If you're in Spain at present, pop along to Villamartin Plaza. Or, try easybuy (they have an office in Los Dolces CC), you won't be hit with huge commissions (Property Guardamar costa blanca Spain english estate agents searchable site) or try Home Espana at Cabo Roig (office on the roundabout next to Sunrise restaurant and just before the Cabo Roig Strip)

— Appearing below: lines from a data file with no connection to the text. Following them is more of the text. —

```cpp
int ina_gemm_select(const ina_gemm_args* args, int* kernel) {
    INA_REQUIRE(args != nullptr && kernel != nullptr, "gemm_select: null argument");
    GemmArgs p;
    return ina_plan_gemm(*args, p, *kernel);
}

int ina_attention_bf16(const ina_attn_args* args, void* stream) {
    INA_REQUIRE(args != nullptr, "attention: null args");
    return ina_launch_attention(*args, reinterpret_cast<hipStream_t>(stream));
}

int ina_norm_bf16(const ina_norm_args* args, void* stream) {
    INA_REQUIRE(args != nullptr, "norm: null args");
    return ina_launch_norm(*args, reinterpret_cast<hipStream_t>(stream));
}

int ina_struct_size(int k) {
    switch (k) {
        case 0: return (int)sizeof(ina_gemm_args);
        case 1: return (int)sizeof(ina_attn_args);
        case 2: return (int)sizeof(ina_norm_args);
        case 3: return (int)sizeof(ina_patchify_args);
        case 4: return (int)sizeof(ina_embed3_args);
        case 5: return (int)sizeof(ina_head3_args);
        case 6: return (int)sizeof(ina_seqpool_args);
        case 7: return (int)sizeof(ina_select_args);
        case 8: return (int)sizeof(ina_pool_act_args);
        case 9: return (int)sizeof(ina_gather_args);
        case 10: return (int)sizeof(ina_rope_args);
        case 11: return (int)sizeof(ina_mrope_table_args);
        case 12: return (int)sizeof(ina_argmax_args);
        case 13: return (int)sizeof(ina_dit_attn_args);
        case 14: return (int)sizeof(ina_resize_u8_args);
        case 15: return (int)sizeof(ina_qwen_patchify_args);
        case 16: return (int)sizeof(ina_u8_lut_args);
        case 17: return (int)sizeof(ina_resize_f32_args);
        case 18: return (int)sizeof(ina_gn_mish_args);
// ... 57 lines not shown
```

internnav_amd/csrc/gemm.hip:

```cpp
#include "common.h"
#include "kernels.h"
#include "gemm_epilogue.h"

namespace {

template <int BM, int BN, int BK, int WM, int WN>
struct GemmCfg {
    static constexpr int NT = WM * WN * 64;
    static constexpr int TM = BM / WM;
    static constexpr int TN = BN / WN;
    static constexpr int FM = TM / 16;
    static constexpr int FN = TN / 16;
    static constexpr int LDS_K = BK + 8;
    static constexpr int CPR = BK / 8;
    static constexpr int A_CHUNKS = BM * CPR / NT;
    static constexpr int B_CHUNKS = BN * CPR / NT;
    static constexpr size_t LDS_BYTES = size_t(2) * (BM + BN) * LDS_K * sizeof(bf16);
};

template <int BM, int BN, int BK, int WM, int WN>
__global__ __launch_bounds__(WM* WN * 64) void gemm_bf16_nt_kernel(GemmArgs p) {
    using C = GemmCfg<BM, BN, BK, WM, WN>;
    extern __shared__ __attribute__((aligned(16))) char smem_raw[];
    bf16* As = reinterpret_cast<bf16*>(smem_raw);
// ... 174 lines not shown
                const long slots = 256L * wg_per_cu;
                const double rounds = shared ? (double)tiles / slots : (double)((tiles + slots - 1) / slots);
                return rounds * wg_per_cu * (bm / 128.0) * (bn / 128.0) / rate;
            };
            const double c11 = cost(128, 128, 2, 0.85), c14 = cost(256, 128, 1, 0.92), c18 = cost(256, 256, 1, 1.18);
            const double c21 = cost(192, 256, 1, 0.97);
            cfg = (c18 < c14 && c18 < c11) ? 18 : (c14 < c11 ? 14 : 11);
            const double best = cfg == 18 ? c18 : cfg == 14 ? c14 : c11;
            if (c21 < best) cfg = 21;
            if (cfg == 18 && p.R && p.out_dtype == INA_DT_F32 && p.K <= 4096) cfg = 33;
            if (cfg == 18 && !p.R && p.K >= 2048 && p.K <= 4096 && p.N >= 4096 && p.M >= 2048 && ina_gemm_w4_contract(p)) cfg = 39;
            if ((cfg == 39 || (cfg == 18 && p.K >= 8192 && ina_gemm_w4_contract(p))) && p.Wp && p.N % 16 == 0 && p.batch == 1) cfg = 40;
        }
    }
    {
        static const int known[] = {1, 2, 3, 4, 5, 11, 14, 18, 21, 22, 26, 27, 33, 34, 35, 39, 40};
        bool ok = false;
        for (int k : known) ok = ok || k == cfg;
        INA_REQUIRE(ok, "gemm: unknown tile config %d", cfg);
    }
    if (cfg == 40) INA_REQUIRE(p.Wp && p.N % 16 == 0 && p.batch == 1, "gemm: tile config 40 needs the fragment-ordered copy of W (Wp), N %% 16 == 0, no batch (N=%d)", p.N);
    if (cfg == 39 || cfg == 40)
        INA_REQUIRE(ina_gemm_w4_contract(p), "gemm: tile configs 39 / 40 (four-wave 256 x 256 tile) need K %% 64 == 0, 16-byte aligned output / residual rows "
                    "and act none .. silu (M=%d N=%d K=%d ldc=%d act=%d)", p.M, p.N, p.K, p.ldc, p.act);
    INA_REQUIRE(!p.seg_stats || cfg == 34 || cfg == 35, "gemm: seg_stats (LayerNorm statistics of the produced rows) exist in the row-panel kernels only "
                "(K = 384, plain epilogue, M >= 16384): this call would run tile config %d (M=%d N=%d K=%d)", cfg, p.M, p.N, p.K);
    if (cfg == 34 || cfg == 35)
        INA_REQUIRE(ina_gemm_rowpanel_contract(p), "gemm: tile configs 34 / 35 (row-panel kernels) need K = 384, N %% 128 == 0, M %% 32 == 0, bf16 output, "
                    "no scales / residual, bias + activation or SiLU-GLU (M=%d N=%d K=%d)", p.M, p.N, p.K);
    kernel = cfg;
    return 0;
}

int ina_launch_gemm(const GemmArgs& p_in, hipStream_t stream) {
    GemmArgs p;
    int cfg = 0;
    if (int rc = ina_plan_gemm(p_in, p, cfg)) return rc;
    if (cfg == 30) return ina_launch_gemm_skinny_prenorm(p, stream);
    if (cfg == 32) return ina_launch_gemm_skinny_fused(p, stream);
    ina_prof_set_sub(cfg);
    switch (cfg) {
        case 1: return launch_cfg<128, 128, 64, 2, 2>(p, stream);
        case 2: return launch_cfg<64, 128, 64, 2, 2>(p, stream);
        case 3: return launch_cfg<64, 128, 64, 1, 4>(p, stream);
        case 4: return launch_cfg<64, 64, 64, 2, 2>(p, stream);
        case 5: return launch_cfg<128, 64, 64, 2, 2>(p, stream);
        case 11: case 14: case 18: case 21: case 22: case 26: case 27: case 33: case 39: case 40: return ina_launch_gemm_glds(p, stream, cfg);
        case 34: case 35: return ina_launch_gemm_rowpanel(p, stream, cfg);
        default: ina_set_error("gemm: unknown tile config %d", cfg); return -2;
    }
}
```

internnav_amd/csrc/kernels.h:

```cpp
#pragma once
#include <hip/hip_runtime.h>
#include <stddef.h>
#include <stdint.h>

#include "../../include/internnav_amd.h"

using GemmArgs = ina_gemm_args;
using AttnArgs = ina_attn_args;
using NormArgs = ina_norm_args;
using PatchifyArgs = ina_patchify_args;
using Embed3Args = ina_embed3_args;
using Head3Args = ina_head3_args;
using SeqpoolArgs = ina_seqpool_args;
using SelectArgs = ina_select_args;
using PoolActArgs = ina_pool_act_args;
using GatherArgs = ina_gather_args;
using RopeArgs = ina_rope_args;
using MropeTableArgs = ina_mrope_table_args;
using ArgmaxArgs = ina_argmax_args;
using DitAttnArgs = ina_dit_attn_args;
using ResizeU8Args = ina_resize_u8_args;
using QwenPatchifyArgs = ina_qwen_patchify_args;
using U8LutArgs = ina_u8_lut_args;
using ResizeF32Args = ina_resize_f32_args;
using DitRowchainArgs = ina_dit_rowchain_args;
using GnMishArgs = ina_gn_mish_args;
using PadRowsArgs = ina_pad_rows_args;
using DdimStepArgs = ina_ddim_step_args;
using EwArgs = ina_ew_args;
using ColsumArgs = ina_colsum_args;
using NormBwdArgs = ina_norm_bwd_args;
using TransposeArgs = ina_transpose_args;
using SparseRowsArgs = ina_sparse_rows_args;
using SmallLinearArgs = ina_small_linear_args;
using MseArgs = ina_mse_args;
using AdamwArgs = ina_adamw_args;
using GemmNnArgs = ina_gemm_nn_args;
using AttnBwdArgs = ina_attn_bwd_args;
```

As for Campoamor (where we live), there really isn't much in the way of estate agents, it's more residential with many bars/cafes/restaurants. However, I'm back in Campoamor in 3 weeks time, I'll check out the new La Fuente CC between Campoamor and Las Ramblas to see if any new agents have opened.

HTH


----------



## W1lk1 (Sep 3, 2008)

frostydog said:


> Hi have posted another post a few days ago about house exchanging ...our lovely villa is just on the market but with only one agent at La Zenia does anyone have any good recommendations of agents in the Cabo Roig, Campoamor, Villa Martin areas?


Try these guys, Live Med Coast S.l. 
They have property all round that area on their website.

I am currently in the UK but am looking to move to Murcia soon and i have met these agents on my last viewing trip. They are really friendly and i am sure they will be happy to help you.

Good luck


----------